I still need a way to manage complexity as the compiler grows. I think my next iteration may be to just create a list of properties for each object and prevent assignment to any property that’s not on the list. I won’t get encapsulation with this scheme, but at least I’ll get a list of properties for each object, which will give me more a way to reason about the design of my objects. For example, just looking at the latest version of compiler/fa.lua is illuminating, because all of the objects have attr_accessor/attr_reader/attr_writer for all the properties that they are ever assigned. Before this change, I would have had no easy way of telling you this information.
Still, the weekend has been a disappointment. I don’t so much enjoy any of this object system hacking for its own sake, especially when I have so much truly useful and ground-breaking work just on the tip of my tongue! I want to find a solution that I’m satisfied with, so I can get it over with and get back to real work.

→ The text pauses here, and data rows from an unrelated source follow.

_DEFAULT_DTYPE = {"fp32": torch.float32, "float32": torch.float32, "bf16": torch.bfloat16,
                  "bfloat16": torch.bfloat16, "fp16": torch.float16, "float16": torch.float16,
                  "half": torch.float16}[os.environ.get("RU3D_DTYPE", "fp32").lower()]


_STORAGE_DTYPES = (torch.float32, torch.bfloat16, torch.float16)


def set_compute_dtype(model, dtype):
    if dtype not in _STORAGE_DTYPES:
        raise ValueError("compute dtype must be one of %s" % (_STORAGE_DTYPES,))
    for m in model.modules():
        if isinstance(m, Unet):
            m.compute_dtype = dtype
            m._configure_native()
    return model

# ... 255 lines not shown
        if not self.attention and isinstance(self.conv_trans, ConvTrans3D):
            return self.conv_trans(x, skip, link)
        if (self.attention and isinstance(self.conv_trans, ConvTrans3D) and self.att_gate._native and x.is_cuda
                and (self.conv_trans._native or (self.conv_trans._bn_eval and _bn_on_device(self)))):
            up = self.conv_trans(x)
            return ops.AttGateFn.apply(skip, up, self.att_gate.conv.weight, self.att_gate.conv.bias,
                                       self.conv_trans._pad)
        x = self.conv_trans(x)
        if self.attention:
            skip = self.att_gate(skip, x)
        return torch.cat((x, skip), dim=1)


class ResBlock(nn.Module):

    def __init__(self, in_channels, out_channels, stride=1, conv_op=nn.Conv3d,
                 conv_kwargs={'kernel_size': 3, 'padding': 1},
                 dropout_op=nn.Dropout3d, dropout_kwargs={'p': 0.5, 'inplace': True},
                 norm_op=nn.InstanceNorm3d, norm_kwargs={},
                 nonlin_op=nn.LeakyReLU, nonlin_kwargs={'inplace': True}):
        super().__init__()
        self.in_channels = in_channels
        self.out_channels = out_channels
        self.stride = stride
        self.conv1 = conv_op(in_channels, out_channels, stride=stride, **conv_kwargs)
        self.conv2 = conv_op(out_channels, out_channels, **conv_kwargs)
        self.dropout = dropout_op(**dropout_kwargs) if dropout_op else None
        self.norm = norm_op(out_channels, **norm_kwargs)
        self.nonlin = nonlin_op(**nonlin_kwargs)
        self.skip_conv = conv_op(in_channels, out_channels, kernel_size=1, stride=stride)
        self._native = (_is_plain_conv3(self.conv1) and _is_plain_conv3(self.conv2)
                        and _is_plain_conv1(self.skip_conv) and _is_plain_in(self.norm)
                        and _is_plain_lrelu(self.nonlin)
                        and (self.dropout is None or type(self.dropout) is nn.Dropout3d))
        self._bn_eval = (_is_plain_conv3(self.conv1) and _is_plain_conv3(self.conv2) and _is_plain_conv1(self.skip_conv)
                         and _is_plain_bn(self.norm) and _is_plain_lrelu(self.nonlin))
        self._forced_keep = None
        self._pad = False
        self._in_segs = 1
        self._checkpoint = False

    @property
    def uses_skip_conv(self):
        return self.in_channels != self.out_channels or self.stride != 1

    def _drop_scale(self, x, planar=False):
        if self.dropout is None or not self.training:
            return None
        p = float(self.dropout.p)
        n = x.shape[0] // 2 if planar else x.shape[0]
        c = ops.cpad(self.out_channels) if self._pad else self.out_channels
        if self._forced_keep is not None:
            keep = self._forced_keep.to(device=x.device, dtype=torch.float32).reshape(n, -1)
            if keep.shape[1] != c:
                keep = torch.nn.functional.pad(keep, (0, c - keep.shape[1]), value=1.0)
            return (keep.reshape(-1) / (1.0 - p)).contiguous()
        if p == 0.0:
            return None
        pooled = ops.take_dropout(n, c, p)
        return pooled if pooled is not None else ops.dropout_scale(n, c, p, x.device)

    def _drop_spec(self, n):
        if (not self._native or self.dropout is None or not self.training or self._forced_keep is not None
                or float(self.dropout.p) == 0.0):
            return None
        return (n, ops.cpad(self.out_channels) if self._pad else self.out_channels, float(self.dropout.p))

    def _pack_specs(self):
        w1, w2 = self.conv1.weight, self.conv2.weight
        cout, cin = w1.shape[0], w1.shape[1]
        cout_seg = cout if self._pad else 0
        cin_seg = (cin // self._in_segs) if self._pad else 0
        specs = [(w1, N.ROLE_CONV_FWD, self.stride, cout_seg, cin_seg), (w1, N.ROLE_CONV_DGRAD, self.stride, cout_seg, cin_seg),
                 (w2, N.ROLE_CONV_FWD, 1, cout_seg, cout_seg), (w2, N.ROLE_CONV_DGRAD, 1, cout_seg, cout_seg)]
        biases = [self.conv1.bias, self.conv2.bias]
        if self.uses_skip_conv:
            ws = self.skip_conv.weight
            specs += [(ws, N.ROLE_CONV_FWD, self.stride, cout_seg, cin_seg), (ws, N.ROLE_CONV_DGRAD, self.stride, cout_seg, cin_seg)]
            biases.append(self.skip_conv.bias)
        if cout_seg:
            specs += [(b, N.ROLE_BIAS, 1, cout_seg, 0) for b in biases if b is not None]
        return specs

    def forward(self, x, in_link=None, out_link=None, planar=False):
        if self._native and x.is_cuda:
            skip_w = self.skip_conv.weight if self.uses_skip_conv else None
            skip_b = self.skip_conv.bias if self.uses_skip_conv else None
            return ops.ResBlockFn.apply(x, self.conv1.weight, self.conv1.bias, self.conv2.weight, self.conv2.bias,
                                        skip_w, skip_b, self.stride, self._drop_scale(x, planar),
                                        self._in_segs if self._pad else 0,
                                        self._checkpoint and torch.is_grad_enabled(), in_link, out_link, planar)
        if self._native:
            N.require_device(x, "ResBlock input")
        if self._bn_eval and x.is_cuda and _inference_mode(self):
            return self._forward_bn_eval(x)
        if (self._bn_eval and x.is_cuda and self.training and _bn_native_train()
                and (self.dropout is None or type(self.dropout) is nn.Dropout3d)):
            skip_w = self.skip_conv.weight if self.uses_skip_conv else None
            skip_b = self.skip_conv.bias if self.uses_skip_conv else None
            return ops.ResBlockBNFn.apply(x, self.conv1.weight, self.conv1.bias, self.conv2.weight, self.conv2.bias,
                                          skip_w, skip_b, self.norm.weight, self.norm.bias, self.stride,
                                          self._drop_scale(x), self._in_segs if self._pad else 0, self.norm)
        skip = self.skip_conv(x) if self.uses_skip_conv else x
        x = self.conv1(x)
        if self.dropout:
            x = self.dropout(x)
        x = self.nonlin(self.norm(x))
        x = self.conv2(x)
        return self.nonlin(self.norm(x) + skip)


def _resblock_bn_eval(self, x):
    x = ops.as_grad(x, x.dtype)
    sd = x.dtype
    cout, cin = self.conv1.weight.shape[0], self.conv1.weight.shape[1]
    cin_seg = ops.seg_of(cin, x.shape[1], self._in_segs) if self._pad else 0
    cout_seg = cout if self._pad else 0
    cp = ops.padded_dim(cout, cout_seg)
    specs = [(self.conv1.weight, N.ROLE_CONV_FWD, self.stride, cout_seg, cin_seg),
             (self.conv2.weight, N.ROLE_CONV_FWD, 1, cout_seg, cout_seg)]
    if self.uses_skip_conv:
        specs.append((self.skip_conv.weight, N.ROLE_CONV_FWD, self.stride, cout_seg, cin_seg))
    nw = len(specs)
    biases = [self.conv1.bias, self.conv2.bias, self.skip_conv.bias if self.uses_skip_conv else None]
    if cout_seg:
        specs += [(b, N.ROLE_BIAS, 1, cout_seg, 0) for b in biases if b is not None]
    packs = ops.pack_weights(specs, sd)
    if cout_seg:
        it = iter(packs[nw:])
        biases = [(ops._f32_view(next(it), cp) if b is not None else None) for b in biases]
    mean, scale = _bn_eval_stats(self.norm, x.shape[0], cp)
    y1 = ops.conv_fwd(x, packs[0], biases[0], cp, 3, self.stride)
    a1 = ops.in_lrelu_fwd(y1, mean, scale)
    y2 = ops.conv_fwd(a1, packs[1], biases[1], cp, 3, 1)
    skip = ops.conv_fwd(x, packs[2], biases[2], cp, 1, self.stride) if self.uses_skip_conv else x
    return ops.in_lrelu_fwd(y2, mean, scale, res=skip)


ResBlock._forward_bn_eval = _resblock_bn_eval


class ResBlockStack(nn.Module):
    def __init__(self, in_channels, out_channels, stride=1, num_stacks=2, conv_op=nn.Conv3d,
                 conv_kwargs={'kernel_size': 3, 'padding': 1},
                 dropout_op=nn.Dropout3d, dropout_kwargs={'p': 0.5, 'inplace': True},
                 norm_op=nn.InstanceNorm3d, norm_kwargs={},
                 nonlin_op=nn.LeakyReLU, nonlin_kwargs={'inplace': True}):
        super().__init__()
        common = dict(conv_op=conv_op, conv_kwargs=conv_kwargs, dropout_op=dropout_op,
                      dropout_kwargs=dropout_kwargs, norm_op=norm_op, norm_kwargs=norm_kwargs,
                      nonlin_op=nonlin_op, nonlin_kwargs=nonlin_kwargs)
        self.res_blocks = nn.ModuleList(
            ResBlock(in_channels if i == 0 else out_channels, out_channels, stride=stride if i == 0 else 1,
                     **common) for i in range(num_stacks))

    def forward(self, x, out_link=None):
        last = len(self.res_blocks) - 1
        for i, blk in enumerate(self.res_blocks):
            x = blk(x, out_link=out_link) if (i == last and out_link is not None) else blk(x)
        return x


class Unet(nn.Module):

    def __init__(self, in_channels, out_channels, paired_features,
                 pool_block=MaxPoolBlock, pool_kwargs={}, pool_kwargs_fn=none_fn,
                 up_block=UpConcat, up_kwargs={}, up_kwargs_fn=none_fn,
                 encode_block=ConvBlockStack, encode_kwargs={}, encode_kwargs_fn=none_fn,
                 decode_block=ConvBlockStack, decode_kwargs={}, decode_kwargs_fn=none_fn,
                 conv_op=nn.Conv3d, deep_supervision=0):
        super().__init__()
        num_pairs = len(paired_features)
        assert (num_pairs % 2) == 1, 'Number of paired features must be odd number.'
        self.num_pool = num_pairs // 2
# ... 93 lines not shown
        return torch.float32

    def _stem(self, x):
        if self._native_io and x.is_cuda:
            sd = self._storage_dtype()
            return ops.ConvFn.apply(x, self.conv.weight, self.conv.bias, 1, sd, sd, False, self._pad)
        if self._native_io:
            N.require_device(x, "Unet input")
        return self.conv(x)

    def _head(self, x):
        if self._native_io and x.is_cuda:
            return ops.ConvFn.apply(x, self.fc.weight, self.fc.bias, 1, x.dtype, torch.float32, self._pad, False)
        return self.fc(x)

    def _supervised_levels(self):
        return getattr(self, "deep_supervision", 0) if self.training else 0

    def _aux_head(self, level, x):
        head = self.ds_heads[level - 1]
        if self._native_io and x.is_cuda:
            return ops.ConvFn.apply(x, head.weight, head.bias, 1, x.dtype, torch.float32, self._pad, False)
        return head(x)

    def _prepack(self):
        sd = self._storage_dtype()
        cs = self.conv.weight.shape[0] if self._pad else 0
        specs = [(self.conv.weight, N.ROLE_CONV_FWD, 1, cs, 0)]
        if cs and self.conv.bias is not None:
            specs.append((self.conv.bias, N.ROLE_BIAS, 1, cs, 0))
        for blk in self._native_chain() or []:
            specs += blk._pack_specs()
        ci = self.fc.weight.shape[1] if self._pad else 0
        specs += [(self.fc.weight, N.ROLE_CONV_FWD, 1, 0, ci), (self.fc.weight, N.ROLE_CONV_DGRAD, 1, 0, ci)]
        for level in range(1, self._supervised_levels()):
            w = self.ds_heads[level - 1].weight
            ci = w.shape[1] if self._pad else 0
            specs += [(w, N.ROLE_CONV_FWD, 1, 0, ci), (w, N.ROLE_CONV_DGRAD, 1, 0, ci)]
        ops.prepack(specs, sd)

    def _set_bn_pad(self, pad):
        if pad != self._pad:
            self._pad = pad
            for blk in self._bn_blocks:
                blk._pad = pad

    def forward(self, x):
        if self._bn_blocks is not None:
            self._set_bn_pad(self._pad_bn and x.is_cuda and _bn_on_device(self))
        linked = self._linked and x.is_cuda
        if linked and torch.is_grad_enabled() and self._storage_dtype() != torch.float32:
            self._prepack()
        x = self._stem(x)
        skips, links = [], []
        if linked and self.training:
            order = []
            for i in range(self.num_pool):
                order += [self.encode_blocks[i], self.pool_blocks[i]]
            order += [self.encode_blocks[-1]]
            for i in reversed(range(self.num_pool)):
                order += [self.decode_blocks[i]]
            specs = []
            for m in order:
                for blk in (m.res_blocks if isinstance(m, ResBlockStack) else [m]):
                    sp = blk._drop_spec(x.shape[0]) if isinstance(blk, ResBlock) else None
                    if sp is not None:
                        specs.append(sp)
            ops.prefill_dropout(specs, x.device)
        for i in range(self.num_pool):
            link = None
            if linked:
                cu = self.up_blocks[i].conv_trans.out_channels
                cd = self.decode_blocks[i].out_channels if isinstance(self.decode_blocks[i], ResBlock) else 0
                link = ops.SkipLink(ops.cpad(cu) if self._pad else cu, ops.cpad(cd) if self._pad else cd)
                x = self.encode_blocks[i](x, out_link=link)
            else:
                x = self.encode_blocks[i](x)
            skips.append(x)
            links.append(link)
            x = self.pool_blocks[i](x, in_link=link) if linked else self.pool_blocks[i](x)
        x = self.encode_blocks[-1](x)
        levels = self._supervised_levels()
        aux = {}
        for i in reversed(range(self.num_pool)):
            x = self.up_blocks[i](x, skips[i], links[i]) if linked else self.up_blocks[i](x, skips[i])
            if linked and getattr(links[i], "planar_out", False):
                x = self.decode_blocks[i](x, planar=True)
            else:
                x = self.decode_blocks[i](x)
            if 1 <= i < levels:
                aux[i] = self._aux_head(i, x)
        ops._DROP_POOL.clear()
        if levels:
            return [self._head(x)] + [aux[l] for l in range(1, levels)]
        return self._head(x)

I have to say, sometimes I really think that what I want is a lightweight, embeddable strongly typed language. Sure, it’s nice when you’re writing little programs not to have to specify the structure of your program with lots of classes, type, and prototype declarations. But when your program grows to a certain size, the ability to impose structure can be extremely freeing, because explicit structure implies predictability. Predictability that when you get called, you’ll get called with the right number of arguments of the right types. Predictability that the contents of your objects are what is specified in your class definition, no more and no less. Predictability that when you’re implementing an interface, you implemented all the methods that were pure virtual in the base class (because if you hadn’t the compiler would have yelled at you).
I’m using Lua because it’s a language that has a very small and efficient implementation, and also has implementations for other runtimes like the JVM. If there was a statically-typed language with these same characteristics, I would be tempted to use that instead. It could probably be more efficient too, because statically-typed languages can do offset-based member lookup instead of having everything be hash table lookups.
But like I said, I’d much rather stop talking about all of this and get back to parsing. But I want to find a strategy for managing the growing complexity of Gazelle’s compiler.